Les grands fonds d’investissement lèvent à nouveau des liquidités à Kiev. Le moratoire de deux ans qui a permis à l’Ukraine d’éviter le paiement des intérêts sur la dette, déclenché au lendemain du déclenchement de la guerre pour faire face aux conditions difficiles dans lesquelles se trouve le pays en raison de l’agression russe, expirera le 1er août prochain. Kiev a demandé à ses créanciers privés, dont certains grands fonds d’investissement occidentaux, une réduction des intérêts. Mais pour l’instant il n’y a pas d’accord. Et sans ce que l’on appelle dans le jargon la restructuration de la dette, le risque de défaut devient de plus en plus réel. Une éventualité qui ne pèsera pas dans l’immédiat, mais qui pourrait avoir des répercussions sur la future reconstruction du pays.

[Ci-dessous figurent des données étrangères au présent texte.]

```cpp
#ifdef YK_SHADE_PROFILE
}
extern "C" int yk_debug_shade_profile(unsigned long long* out8, int reset) {
    unsigned long long zero[8] = {0, 0, 0, 0, 0, 0, 0, 0};
    (void)hipDeviceSynchronize();
    int rc = (int)hipMemcpyFromSymbol(out8, HIP_SYMBOL(yk::yk_shade_prof), sizeof(zero));
    if (reset) rc |= (int)hipMemcpyToSymbol(HIP_SYMBOL(yk::yk_shade_prof), zero, sizeof(zero));
    return rc;
}
namespace yk {
#endif

static inline unsigned blocks_for(size_t n, unsigned bs) { return (unsigned)((n + bs - 1) / bs); }

void launch_pixel_table(hipStream_t s, const yk_tile* tiles, const uint32_t* tile_offset, uint32_t n_tiles, uint32_t n_pixels, uint32_t* pixel_xy,
                        const uint16_t* tile_sample, uint32_t* pixel_sample) {
    if (!n_pixels) return;
    hipLaunchKernelGGL(k_pixel_table, dim3(blocks_for(n_pixels, 256)), dim3(256), 0, s, tiles, tile_offset, n_tiles, n_pixels, pixel_xy, tile_sample,
                       pixel_sample);
}
void launch_pixel_table_one(hipStream_t s, const yk_tile& tile, uint32_t n_pixels, uint32_t* pixel_xy, uint32_t tile_sample, uint32_t* pixel_sample) {
    if (!n_pixels) return;
    hipLaunchKernelGGL(k_pixel_table_one, dim3(blocks_for(n_pixels, 256)), dim3(256), 0, s, tile, n_pixels, pixel_xy, tile_sample, pixel_sample);
}
void launch_pixel_sampler(hipStream_t s, const SamplerCfg& cfg, const uint32_t* pixel_xy, uint32_t n_pixels, uint4* pixel_aux) {
    if (!n_pixels) return;
    hipLaunchKernelGGL(k_pixel_sampler, dim3(blocks_for(n_pixels, 256)), dim3(256), 0, s, cfg, pixel_xy, n_pixels, pixel_aux);
}
void launch_raygen(hipStream_t s, const DevCamera& cam, const RenderParams& prm, const uint32_t* pixel_xy, const uint32_t* pixel_sample, uint64_t work0,
                   uint32_t n, PathBuffers out, float4* sample_buf, unsigned* count, float4* lean_origin, const uint4* pixel_aux) {
    hipLaunchKernelGGL(k_raygen, dim3(blocks_for(n, 256)), dim3(256), 0, s, cam, prm, pixel_xy, pixel_sample, work0, n, out, sample_buf, count, lean_origin, pixel_aux);
}
void launch_raygen_user(hipStream_t s, const RenderParams& prm, const float* o, const float* d, const uint16_t* pixel, const uint32_t* sample_index,
                        uint32_t dimension, uint32_t n, PathBuffers out, float4* sample_buf, uint32_t* pixel_xy, unsigned* ctrl) {
    hipLaunchKernelGGL(k_raygen_user, dim3(blocks_for(n, 256)), dim3(256), 0, s, prm, o, d, pixel, sample_index, dimension, n, out, sample_buf,
                       pixel_xy, ctrl);
}
void launch_shade(hipStream_t s, unsigned grid, const DevScene& sc, const RenderParams& prm, const uint32_t* pixel_xy, const uint32_t* sample_index_tab,
                  PathBuffers cur, PathBuffers nxt,
                  const int* hit_tri, float4* pend, float4* shO, float4* shD, float4* shC, unsigned char* vis, unsigned* shq, float4* shO2,
                  float4* shD2, unsigned* shq2, unsigned* bc, unsigned split_delta, unsigned reorder, unsigned block_slots, unsigned sid_base, const float4* lean_origin) {
    hipLaunchKernelGGL((k_shade<256, SHADE_CAP, SHADE_CAPQ>), dim3(grid), dim3(256), 0, s, sc, prm, pixel_xy, sample_index_tab, cur, nxt, hit_tri, pend, shO, shD, shC, vis, shq,
                       shO2, shD2, shq2, bc, split_delta, reorder, (unsigned)SHADE_WIN, block_slots, sid_base, lean_origin);
}
void launch_accumulate(hipStream_t s, unsigned grid, const RenderParams& prm, PathBuffers cur, const float4* pend, const float4* shC,
                       const unsigned char* vis, unsigned nl, float4* sample_buf, const unsigned* bc, unsigned first, unsigned sid_base) {
    hipLaunchKernelGGL(k_accumulate, dim3(grid), dim3(256), 0, s, prm, cur, pend, shC, vis, nl, sample_buf, bc, first, sid_base);
}
void launch_resolve(hipStream_t s, const float4* sample_buf, uint32_t n_pixels, uint32_t spp, float* out_rgb) {
    if (!n_pixels) return;
    hipLaunchKernelGGL(k_resolve, dim3(blocks_for(n_pixels, 256)), dim3(256), 0, s, sample_buf, n_pixels, spp, out_rgb);
}
void launch_resolve_passes(hipStream_t s, const float4* sample_buf, uint32_t n_pixels, uint32_t n_passes, float* out_rgb, size_t pass_stride) {
    if (!n_pixels) return;
    hipLaunchKernelGGL(k_resolve_passes, dim3(blocks_for((size_t)n_pixels * n_passes, 256)), dim3(256), 0, s, sample_buf, n_pixels, n_passes, out_rgb, pass_stride);
}
void launch_film_scatter(hipStream_t s, const uint32_t* pixel_xy, uint32_t n_pixels, const float* tile_rgb, uint32_t res_x, float* film_rgb, int accumulate,
                         uint32_t n_passes, size_t pass_stride) {
    if (!n_pixels) return;
    hipLaunchKernelGGL(k_film_scatter, dim3(blocks_for(n_pixels, 256)), dim3(256), 0, s, pixel_xy, n_pixels, tile_rgb, res_x, film_rgb, accumulate, n_passes, pass_stride);
}
void launch_debug_shade(hipStream_t s, const DevScene& sc, uint32_t integrator, PathBuffers cur, const int* hit_tri, const uint4* stats, uint32_t n,
                        float4* sample_buf) {
    hipLaunchKernelGGL(k_debug_shade, dim3(blocks_for(n, 256)), dim3(256), 0, s, sc, integrator, cur, hit_tri, stats, n, sample_buf);
}
void launch_device_math(hipStream_t s, int fn, size_t n, const float* a, const float* b, float* out) {
    hipLaunchKernelGGL(k_device_math, dim3(blocks_for(n, 256)), dim3(256), 0, s, fn, n, a, b, out);
}
void launch_sampler_sequence(hipStream_t s, const SamplerCfg& cfg, uint32_t px, uint32_t py, uint32_t sample_index, const uint8_t* dims, size_t n_draws,
                             float* out) {
    hipLaunchKernelGGL(k_sampler_sequence, dim3(1), dim3(64), 0, s, cfg, px, py, sample_index, dims, n_draws, out);
}
void launch_light_test(hipStream_t s, const DevLight& L, int index, size_t n, const float* p, const float* ng, const float* u, float* out) {
    hipLaunchKernelGGL(k_light_test, dim3(blocks_for(n, 256)), dim3(256), 0, s, L, index, n, p, ng, u, out);
}
void launch_bsdf_test(hipStream_t s, const Material& m, size_t n, const float* ng, const float* ns, const float* dpdu, const float* wo,
                      const float* wi_or_u, int sample, float* out) {
    hipLaunchKernelGGL(k_bsdf_test, dim3(blocks_for(n, 256)), dim3(256), 0, s, m, n, ng, ns, dpdu, wo, wi_or_u, sample, out);
}
void launch_pack_rays(hipStream_t s, size_t n, const float* o, const float* d, float4* rayO, float4* rayD) {
    hipLaunchKernelGGL(k_pack_rays, dim3(blocks_for(n, 256)), dim3(256), 0, s, n, o, d, rayO, rayD);
}
void launch_pack_shadow_rays(hipStream_t s, size_t n, const float* o, const float* d, const float* t_max, const int* area_light, float4* shO,
                             float4* shD) {
    hipLaunchKernelGGL(k_pack_shadow_rays, dim3(blocks_for(n, 256)), dim3(256), 0, s, n, o, d, t_max, area_light, shO, shD);
}
void launch_unpack_rays(hipStream_t s, size_t n, const float4* rayO, const float4* rayD, float* o, float* d) {
    hipLaunchKernelGGL(k_unpack_rays, dim3(blocks_for(n, 256)), dim3(256), 0, s, n, rayO, rayD, o, d);
}

}
```

yuki_amd/csrc/yk_render.cpp:

```cpp
#include <hip/hip_runtime.h>

#include <algorithm>
#include <chrono>
#include <cstdio>
#include <cstdlib>
#include <cstring>
#include <mutex>
#include <string>
#include <thread>
#include <vector>

#include "yk_internal.h"
#ifdef YK_EXPERIMENT_SORT
#include "../../tools/micro/ray_sort_experiment.h"
#endif
#ifdef YK_EXPERIMENT_GRAPH
#include "../../tools/micro/graph_replay_experiment.h"
#endif
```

C’est pourquoi la Commission européenne, comme le rapporte Euractiv, est entrée sur le terrain pour exhorter les créanciers à parvenir « rapidement » à un accord « équitable » avec le gouvernement ukrainien. L’accord représente 15 % du PIB annuel de Kiev, soit environ 23 milliards de dollars. L’Ukraine a demandé une réduction de 60 %. Les créanciers, dont plusieurs géants américains et européens comme BlackRock, Pimco, Fidelity et Amundi, ne sont pas disposés à aller au-delà d’une décote de 22 %.
Le manque d’aide financière occidentale pèse également sur la situation. Le plan de prêt de 50 milliards de dollars convenu par les dirigeants du G7 en juin devrait arriver dans quelques mois, tandis que les 60 milliards de dollars promis par les États-Unis sont liés aux dépenses militaires. Il y a ensuite le prêt de 15,6 milliards du Fonds monétaire international (FMI), qui dépend lui-même en partie de la restructuration de la dette.

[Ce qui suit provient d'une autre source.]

@@ -189,119 +217,126 @@
         }
         return t;
     };
-#if defined(DLIMG_TUNING) && defined(DLIMG_WINDOW_TWO_PASS)
-    constexpr bool ONLINE = false;
-#else
-    constexpr bool ONLINE = true;
-#endif
-    constexpr bool TWO_PASS = HD == 64 && !ONLINE;
-    float16_t kept[(TWO_PASS || ONLINE) ? 1 : 7];
-    float m = -INFINITY;
-    const float c = scale * 1.44269504088896341f;
-    if (!ONLINE) {
-#pragma unroll
-        for (int jt = 0; jt < 7; ++jt) {
-            const float16_t t = score_tile(jt);
-            if (!TWO_PASS) kept[jt] = t;
-#pragma unroll
-            for (int r = 0; r < 16; ++r) m = fmaxf(m, t[r]);
-            __builtin_amdgcn_sched_barrier(0);
-        }
-        m = fmaxf(m, swap_halves(m));
-    }
+    auto expo = [&](const float16_t& t, float off0, float off1, half8_t (&pf)[2]) {
+        float ps[2] = {0.f, 0.f};
+#pragma unroll
+        for (int r = 0; r < 16; ++r) {
+            const float pv = __builtin_amdgcn_exp2f(__builtin_fmaf(t[r], c, r < 8 ? off0 : off1));
+            ps[r & 1] += pv;
+            pf[r >> 3][r & 7] = (half_t)pv;
+        }
+        return ps[0] + ps[1];
+    };
+    auto tile_max = [&](const float16_t& t, float off0, float off1) {
+        float a = fmaxf(fmaxf(t[0], t[1]), t[2]), b = fmaxf(fmaxf(t[8], t[9]), t[10]);
+#pragma unroll
+        for (int r = 3; r < 7; r += 2) {
+            a = fmaxf(fmaxf(a, t[r]), t[r + 1]);
+            b = fmaxf(fmaxf(b, t[r + 8]), t[r + 9]);
+        }
+        a = fmaxf(a, t[7]);
+        b = fmaxf(b, t[15]);
+        const float e = fmaxf(__builtin_fmaf(a, c, off0), __builtin_fmaf(b, c, off1));
+        return fmaxf(e, swap_halves(e));
+    };
     stamp(4);
-    float mc = -m * c;
-    if (TWO_PASS) {
-#pragma unroll
-        for (int i = 0; i < WS; ++i) asm volatile("" : "+v"(bh[i]));
-#pragma unroll
-        for (int i = 0; i < 8; ++i) asm volatile("" : "+v"(bw[i]));
-    }
 
     const half_t* vb = lds_v + ((hi * 4 + ((lane & 15) >> 2)) * V_STRIDE) + 16 * ((lane >> 4) & 1) + 4 * (lane & 3);
     float16_t o[DT];
-#pragma unroll
-    for (int dt = 0; dt < DT; ++dt) o[dt] = zero16();
-    float l = 0.f;
-#pragma unroll
-    for (int jt = 0; jt < 7; ++jt) {
-        float16_t t = (TWO_PASS || ONLINE) ? score_tile(jt) : kept[(TWO_PASS || ONLINE) ? 0 : jt];
-        if (ONLINE) {
-            float tm = fmaxf(fmaxf(t[0], t[1]), t[2]);
-#pragma unroll
-            for (int r = 3; r < 15; r += 2) tm = fmaxf(fmaxf(tm, t[r]), t[r + 1]);
-            tm = fmaxf(tm, t[15]);
-            tm = fmaxf(tm, swap_halves(tm));
-            if (jt == 0) {
-                m = tm;
-                mc = -m * c;
-            } else if (__any(__builtin_fmaf(tm, c, mc) > 8.0f)) {
-                const float m_new = fmaxf(m, tm);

Selon Tim Jones, responsable politique à l’ONG Debt Justice, l’Ukraine « ne peut pas et ne doit pas payer intégralement ses créanciers privés car elle fait face à l’invasion russe », a-t-il déclaré à Euractiv. « En refusant d’accepter une dévaluation, les détenteurs d’obligations tentent de garantir que l’argent public promis à l’Ukraine par le FMI, l’UE et d’autres soit dépensé pour rembourser les créanciers privés, plutôt que pour reconstruire l’Ukraine », a ajouté Jones.
Les experts estiment qu’un éventuel défaut de paiement n’aurait pas d’impact immédiat, mais entraverait l’accès de l’Ukraine aux capitaux privés une fois la guerre terminée et où Kiev cherchera à obtenir des prêts pour financer sa reconstruction. Pour le gouvernement ukrainien, les problèmes pourraient survenir encore plus tôt : sans une restructuration de la dette, « l’Ukraine ne sera pas en mesure de financer suffisamment sa défense et d’entreprendre un programme courageux de redressement et de reconstruction », a déclaré mi-juin le ministre des Finances Sergii Marchenko. Plus ou moins dans les mêmes jours, Oleksiy Sobolev, vice-ministre ukrainien de l’Économie, a également averti que le pays devait « trouver d’autres moyens d’obtenir de l’argent pour maintenir la situation macroéconomique stable », tout en soutenant ses efforts militaires.